Preparation of CRISPR-Cas9 expression constructs
To generate the single guide-RNAs (sgRNAs) used to target CTCF binding sequences, oligonucleotides corresponding to the target protospacers were cloned into pX330-U6-Chimeric_BB-CBh-hSpCas9 (Addgene plasmid #42230, pX330) or pX335-U6-Chimeric_BB-CBh-hSpCas9n(D10) (Addgene plasmid #42335, pX335) vectors as described previously46. pX330 and pX335 were modified to contain a puromycin and neomycin selection cassette respectively. DNA oligos containing the 20nt protospacer sequences are shown in Supplementary Table 1.
Preparation and injection of TALEN mRNA and CRISPR sgRNA
TALEN micro-injections were performed as previously described47. DNA templates for use in in vitro transcription reactions were generated from CRISPR-Cas9 expression constructs by PCR. The forward, sgRNA-specific primer was modified with a 5’ extension that contained a T7 polymerase binding site, and used to amplify the gRNA with a reverse primer binding downstream of the mature gRNA sequence (gRNA-R) (see Supplementary Table 1). The MEGAshortscript™ T7 Transcription Kit (Thermo Scientific) was used for in vitro transcription of the gRNAs. In vitro transcribed RNAs were purified with the MEGAclear Kit (Thermo Scientific) and diluted in 10 mM Tris-HCl pH 7.5, 0.1 mM EDTA pH 8.0 before microinjection. Manipulations using wild-type Cas9 were performed using a Cas9 expressing mouse line to provide maternal supply of Cas9 to zygotes as previous described48. Briefly, female mice homozygous or heterozygous for the CAG-Cas9 transgene insertion were superovulated and mated with C57BL/6 or, for the production of double (D3839) mutants, with DEL38 studs. Oocytes were prepared for microinjection from plugged females and 20 ng/µl of gRNA was injected into the pronucleus. Depending on the experiment, ssODN templates for HDR (Eurogentec) were added at a final concentration of 20 ng/µl (see Supplementary Table 1).

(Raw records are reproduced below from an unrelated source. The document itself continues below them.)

template <int NF, bool BF16>
SO_DEVFN void so_gather_feat(const void *__restrict__ vol, int H, int W, int D, const so_cell &c,
                             const float wk[8], float f[NF > 0 ? NF : 1]) {
// ... 781 lines not shown
        st.gh = gh; st.gw = gw; st.gd = gd;
        const int h0 = so_floor_i(gh), w0 = so_floor_i(gw), d0 = so_floor_i(gd);
        st.h0 = h0; st.w0 = w0; st.d0 = d0;
        st.cell = so_cell_index(h0, w0, d0, W, D);
    };
    auto interior = [&](const AheadStep &st) __attribute__((always_inline)) {
        return so_all3((unsigned)st.h0 < (unsigned)(H - 1), (unsigned)st.w0 < (unsigned)(W - 1), (unsigned)st.d0 < (unsigned)(D - 1));
    };
    int i_lo = S, i_hi = -1;
    {
        AheadStep p;
        const int n = min(kSureScan, S);
#pragma nounroll
        for (int k = 0; k < n; ++k) {
            place(k, p);
            if (interior(p)) { i_lo = k; break; }
        }
        if (i_lo < S) {
#pragma nounroll
            for (int k = S - 1; k >= S - n && k >= i_lo; --k) {
                place(k, p);
                if (interior(p)) { i_hi = k; break; }
            }
        }
        if (i_hi < 0) i_lo = S;
    }
    auto locate = [&](const int i, AheadStep &st, auto in_sure) __attribute__((always_inline)) {
        place(i, st);
        if constexpr (decltype(in_sure)::value) {
            st.code = __builtin_amdgcn_raw_buffer_load_b8(rb, st.cell, codes_off, 0);
        } else {
            st.all_interior = interior(st);
            st.code = 0u;
            if (st.all_interior) st.code = __builtin_amdgcn_raw_buffer_load_b8(rb, st.cell, codes_off, 0);
        }
    };
    auto near_face = [&](float fh, float fw, float fd) __attribute__((always_inline)) {
        return fmaxf(fmaxf(fabsf(fh - 0.5f), fabsf(fw - 0.5f)), fabsf(fd - 0.5f)) > 0.5f - face_m;
    };
    auto canon_cell = [&](const int i) __attribute__((always_inline)) {
        RayGeom gc = geom(so_reload_args());
        {
            unsigned ones = ~0u;
            asm volatile("" : "+s"(ones));
            const unsigned lane = __builtin_amdgcn_mbcnt_hi(ones, __builtin_amdgcn_mbcnt_lo(ones, 0u));
            const float *slot = s_dir + (wave_slot + lane);
            gc.dx = slot[0]; gc.dy = slot[256]; gc.dz = slot[512];
        }
        __builtin_amdgcn_sched_barrier(0);
        float px, py, pz;
        {
            const so_render_args ac = so_reload_args();
            const int n = ac.n_samples;
            const float b0 = so_bin(i, n);
            const float t_start = b0 * tfar + (1.0f - b0) * tnear;
            if (ac.sample_pos == SO_SAMPLE_AT_START) {
                px = gc.ox + gc.dx * t_start; py = gc.oy + gc.dy * t_start; pz = gc.oz + gc.dz * t_start;
            } else {
                const float b1 = so_bin(i + 1, n);
                const float tt = t_start + (b1 * tfar + (1.0f - b1) * tnear);
                px = gc.ox + (gc.dx * tt) / 2.0f; py = gc.oy + (gc.dy * tt) / 2.0f; pz = gc.oz + (gc.dz * tt) / 2.0f;
            }
        }
        __builtin_amdgcn_sched_barrier(0);
        float slope;
        auto axis = [](so_axis A) __attribute__((always_inline)) { A.size1 = 0.0f; return A; };
        const float gh = so_grid_coord(so_axis_m2g(axis(so_reload_args().map.h), py, slope), so_reload_args().map.h.tot_len);
        __builtin_amdgcn_sched_barrier(0);
        const float gw = so_grid_coord(so_axis_m2g(axis(so_reload_args().map.w), px, slope), so_reload_args().map.w.tot_len);
        __builtin_amdgcn_sched_barrier(0);
        const float gd = so_grid_coord(so_axis_m2g(axis(so_reload_args().map.d), pz, slope), so_reload_args().map.d.tot_len);
        return so_cell_of(gh, gw, gd);
    };

    auto step = [&](const int i, AheadStep &cur, AheadStep &nxt, auto in_sure, bool &hint) __attribute__((always_inline)) {
        constexpr bool IN_SURE = decltype(in_sure)::value;
        bool skip;
        if constexpr (IN_SURE) {
            const auto free_lanes = __builtin_amdgcn_ballot_w64((int)cur.code >= rcode);
            skip = free_lanes == __builtin_amdgcn_ballot_w64(true);
            if constexpr (kLowMode) hint = free_lanes == 0;
            locate(i + 1, nxt, in_sure);
        } else {
            skip = cur.all_interior && so_all((int)cur.code >= rcode);
            if (i + 1 < S) locate(i + 1, nxt, in_sure);
        }
        float w;
        if (skip) {
            w = kAlphaFree * T;
            T = T * ((1.0f - kAlphaFree) + 1e-7f);
        } else {
            float fh = __builtin_amdgcn_fractf(cur.gh), fw = __builtin_amdgcn_fractf(cur.gw), fd = __builtin_amdgcn_fractf(cur.gd);
            so_f32x2 p0, p1, p2, p3;
            auto gather = [&](int h0, int w0, int d0) __attribute__((always_inline)) {
                float v[8];
                so_gather_sdf_buf(rs, H, W, D, h0, w0, d0, v);
                p0 = so_f32x2{v[0], v[4]}; p1 = so_f32x2{v[1], v[5]}; p2 = so_f32x2{v[2], v[6]}; p3 = so_f32x2{v[3], v[7]};
            };
            bool moved_any = false;
            if (FACE_SAFE && __builtin_expect(__any(near_face(fh, fw, fd)), 0)) {
                int h0 = cur.h0, w0 = cur.w0, d0 = cur.d0;
                bool moved = false;
                if (near_face(fh, fw, fd)) {
                    const so_cell c = canon_cell(i);
                    moved = (c.h0 != h0) | (c.w0 != w0) | (c.d0 != d0);
                    h0 = moved ? c.h0 : h0; w0 = moved ? c.w0 : w0; d0 = moved ? c.d0 : d0;
                    fh = moved ? c.fh1 : fh; fw = moved ? c.fw1 : fw; fd = moved ? c.fd1 : fd;
                }
                moved_any = __any(moved);
                if (moved_any) gather(h0, w0, d0);
            }
            if (__builtin_expect(!moved_any, 1)) {
                if (IN_SURE || cur.all_interior) {
                    {
                        const so_f4v lo = so_bload4(rb, cur.cell * 16u, 0u), hi = so_bload4(rb, cur.cell * 16u, row_off);
                        p0 = lo.xy; p1 = lo.zw; p2 = hi.xy; p3 = hi.zw;
                    }
                } else {
                    gather(cur.h0, cur.w0, cur.d0);
                }
            }
            float sdf, dh0, gvw, gvd;
            so_trilerp_fast_pk(p0, p1, p2, p3, fh, fw, fd, sdf, dh0, gvw, gvd);
            const float cosv = fmaf(gvd, Gdd, fmaf(gvw, Gdw, dh0 * Gdh));
            const float alpha = so_alpha_fast(sdf * s2, fminf(cosv, 0.0f) * hdt_s2);
            w = alpha * T;
            T = T * ((1.0f - alpha) + 1e-7f);
        }
        const float t_mid = fmaf(cur.fi, dt, tnear + hdt);
        acc = acc + w;
        dsum = fmaf(w, t_mid, dsum);
        if (w > best_w) { best_w = w; best_t = t_mid; }
        return skip;
    };

    auto low = [&](int &i, AheadStep &st) __attribute__((always_inline)) {
        struct so_f3 { float h, w, d; };
        using so_f3r = so_f3 &;
        auto fractions = [&]() __attribute__((always_inline)) {
            return so_f3{__builtin_amdgcn_fractf(st.gh), __builtin_amdgcn_fractf(st.gw), __builtin_amdgcn_fractf(st.gd)};
        };
        so_f3 f0 = fractions(), f1;
        bool coded = false;
        bool go = i + 1 < i_hi && !(FACE_SAFE && __any(near_face(f0.h, f0.w, f0.d)));
        auto trip = [&](so_f4v &lo, so_f4v &hi, so_f4v &nlo, so_f4v &nhi, so_f3r f, so_f3r nf) __attribute__((always_inline)) {
            if constexpr (!kLowPrefetch) { lo = so_bload4(rb, st.cell * 16u, 0u); hi = so_bload4(rb, st.cell * 16u, row_off); }
            float t_mid = fmaf(st.fi, dt, tnear + hdt);
            asm volatile("" : "+v"(t_mid));
            ++i;
            place(i, st);
            if constexpr (kLowPrefetch) {
                nlo = so_bload4(rb, st.cell * 16u, 0u); nhi = so_bload4(rb, st.cell * 16u, row_off);
                __builtin_amdgcn_sched_barrier(0);
                nf = fractions();
            }
            const bool proven = __any(lo.x <= low_thr);
            float sdf, dh0, gvw, gvd;
            so_trilerp_fast_pk(lo.xy, lo.zw, hi.xy, hi.zw, f.h, f.w, f.d, sdf, dh0, gvw, gvd);
            const float cosv = fmaf(gvd, Gdd, fmaf(gvw, Gdw, dh0 * Gdh));
            float alpha = so_alpha_fast(sdf * s2, fminf(cosv, 0.0f) * hdt_s2);
            if (__builtin_expect(!proven, 0)) {
                AheadStep was;
                place(i - 1, was);
                const unsigned code = __builtin_amdgcn_raw_buffer_load_b8(rb, was.cell, codes_off, 0);
                unsigned next_cell = st.cell;
                if constexpr (kLowPrefetch) {
                    int ia = i;
                    asm volatile("" : "+s"(ia));
                    AheadStep now;
                    place(ia, now);
                    next_cell = now.cell;
                }
                st.code = __builtin_amdgcn_raw_buffer_load_b8(rb, next_cell, codes_off, 0);
                if (so_all((int)code >= rcode)) alpha = kAlphaFree;
                coded = true;
            }
            const float w = alpha * T;
            T = T * ((1.0f - alpha) + 1e-7f);
            acc = acc + w;
            dsum = fmaf(w, t_mid, dsum);
            if (w > best_w) { best_w = w; best_t = t_mid; }
            if constexpr (!kLowPrefetch) nf = fractions();
            go = !coded && !over_now() && i + 1 < i_hi && !(FACE_SAFE && __any(near_face(nf.h, nf.w, nf.d)));
        };
        so_f4v lo0, hi0, lo1, hi1;
        if constexpr (kLowPrefetch) {
            if (go) {
                lo0 = so_bload4(rb, st.cell * 16u, 0u); hi0 = so_bload4(rb, st.cell * 16u, row_off);
#pragma nounroll
                for (;;) {
                    trip(lo0, hi0, lo1, hi1, f0, f1);
                    if (!go) break;
                    trip(lo1, hi1, lo0, hi0, f1, f0);
                    if (!go) break;
                }
                int ii = i;
                asm volatile("" : "+s"(ii));
                place(ii, st);
            }
        } else {
#pragma nounroll
            while (go) trip(lo0, hi0, lo1, hi1, f0, f0);
        }
        if (over_now()) return true;
        if (!coded) st.code = __builtin_amdgcn_raw_buffer_load_b8(rb, st.cell, codes_off, 0);
        return false;
    };

    auto run = [&](int &i, AheadStep &st) __attribute__((always_inline)) {
        auto free_step = [&]() __attribute__((always_inline)) {
            const float t_mid = fmaf(st.fi, dt, tnear + hdt);
            ++i;
            place(i, st);
            st.code = __builtin_amdgcn_raw_buffer_load_b8(rb, st.cell, codes_off, 0);
            const float w = kAlphaFree * T;
            T = T * ((1.0f - kAlphaFree) + 1e-7f);
            acc = acc + w;
            dsum = fmaf(w, t_mid, dsum);
        };
        const bool kept = kSpentExit ? (__builtin_amdgcn_ballot_w64(T * 0x1p24f >= acc) & __builtin_amdgcn_ballot_w64(T >= 2e-10f)) != 0
                                     : !so_all(T < 2e-10f);
        if (S <= kRunExitFreeSteps && kept) {
            while (i < i_hi && so_all((int)st.code >= rcode)) free_step();
        } else {
            while (i < i_hi && so_all((int)st.code >= rcode)) {
                free_step();
                if (over_now()) return true;
            }
        }
        return false;
    };

    {
        constexpr std::false_type general{};
        constexpr std::true_type in_sure{};
        AheadStep A, B;
        locate(0, A, general);
        int i = 0;
        bool over = false, unused_hint = false;
        auto gen = [&](int end) __attribute__((always_inline)) {
#pragma nounroll
            while (i < end) {
                step(i, A, B, general, unused_hint);
                if (++i >= S || over_now()) { over = true; break; }
                A = B;
            }
        };
        gen(i_lo);
        if (!over) {
            while (i < i_hi) {
                const bool sa = step(i, A, B, in_sure, low_hint_a);
                ++i;
                if (over_now() || (sa && run(i, B))) { over = true; break; }
                if (i >= i_hi) { A = B; break; }
                const bool sb = step(i, B, A, in_sure, low_hint_b);
                ++i;
                if (over_now() || (sb && run(i, A))) { over = true; break; }
                if constexpr (kLowMode) {
                    if (low_hint_a && low_hint_b && low(i, A)) { over = true; break; }
                }
            }
            if (!over) { A.all_interior = true; gen(S); }
        }
    }

    const float eps32 = 1.1920928955078125e-07f;
    if (dt * inv_dn < eps32) best_t = tnear + hdt;
    float depth = dsum * so_fast_rcp(acc + 1e-10f);
    if (a.flags & SO_FLAG_DEPTH_DIV_NORM) depth = depth * inv_dn;
    if (a.depth) a.depth[ray] = depth;
    if (a.acc) a.acc[ray] = acc;
    if (a.max_depth) a.max_depth[ray] = best_t * inv_dn;
    if (a.nears) a.nears[ray] = tnear;
    if (a.fars) a.fars[ray] = tfar;
}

For the single mutation of HS-39, D10A Cas9 protein (PNA Bio) was injected with two sgRNAs at a concentration of 40 ng/µl into C57BL/6 oocytes. The microinjected zygotes were immediately transferred to pseudopregnant CD1 foster mothers.
Next-Generation Capture-C
Next-Generation Capture-C was performed as previously described17. 2 × 107 mouse ES cells or isolated ter119+ mouse spleen cells were used per biological replicate experiment and processed in parallel. To visualize differences in Capture-C profiles, normalised interactions in ES cells or erythroid cells of CTCF binding site mutants were subtracted from wild-type erythroid interactions to generate a differential Capture-C track. For plotting of multiple interaction profiles simultaneously, Capture-C interactions were binned in 250bp bins and a sliding 5 kb window was used. The mean of three biological replicates and standard deviation were plotted in R.
ATAC-sequencing
ATAC-seq was performed on 65,000 ter119+ cells isolated from APH-treated mouse spleens and mouse ES cells as previously described49.
RNA expression analysis
Isolation of total RNA was performed by lysing 1 × 107 mouse ES or purified ter119+ cells in TRI reagent (Sigma) according to the manufacturer’s instructions. To remove genomic DNA from RNA samples, samples were treated with TURBO™ DNase with the DNA-free™ DNA removal kit (Ambion). DNase-treated RNA samples were stored at -80°C. To assess relative changes in gene expression by qPCR, 1 μg of total RNA was used for cDNA synthesis using the Superscript III first-strand synthesis SuperMix (Invitrogen). The ΔΔCt method was used for relative quantitation of RNA abundance using the primers in Supplementary Table 1. For RNA-seq libraries, rRNA and globin mRNA species were removed using the Globin-Zero Gold kit (Illumina) with 5 μg of total RNA according to the manufacturer’s instructions. To further enrich for mRNA, poly(A)+ were isolated using the NEBNext Poly(A) mRNA magnetic isolation module (New England Biolabs) followed by a NEBNext Ultra™ directional RNA library preparation (New England Biolabs) according to the manufacturer’s instructions. Fragmentation of mRNA was achieved by incubating samples at 95°C for 12 min. To achieve strand specificity, Actinomycin D was added (5 μL of 0.1 μg/μL) to the first strand cDNA synthesis reaction. Poly(A)+ libraries (4 nM) were sequenced on the Illumina NextSeq platform. All RNA-seq datasets were aligned to the mm9 mouse genome build using STAR50. Deeptools bamCoverage was used to calculate normalised (RPKM) and strand-specific read coverage which was visualised in the UCSC genome browser. Mapped RNA-seq reads were assigned to genes using Subread featureCounts using RefSeq gene annotation. Normalised differential gene expression, between biological triplicate data from litter-mate wild-type and CTCF binding site mutant mice extracted in parallel, was calculated with the DESeq2 R package.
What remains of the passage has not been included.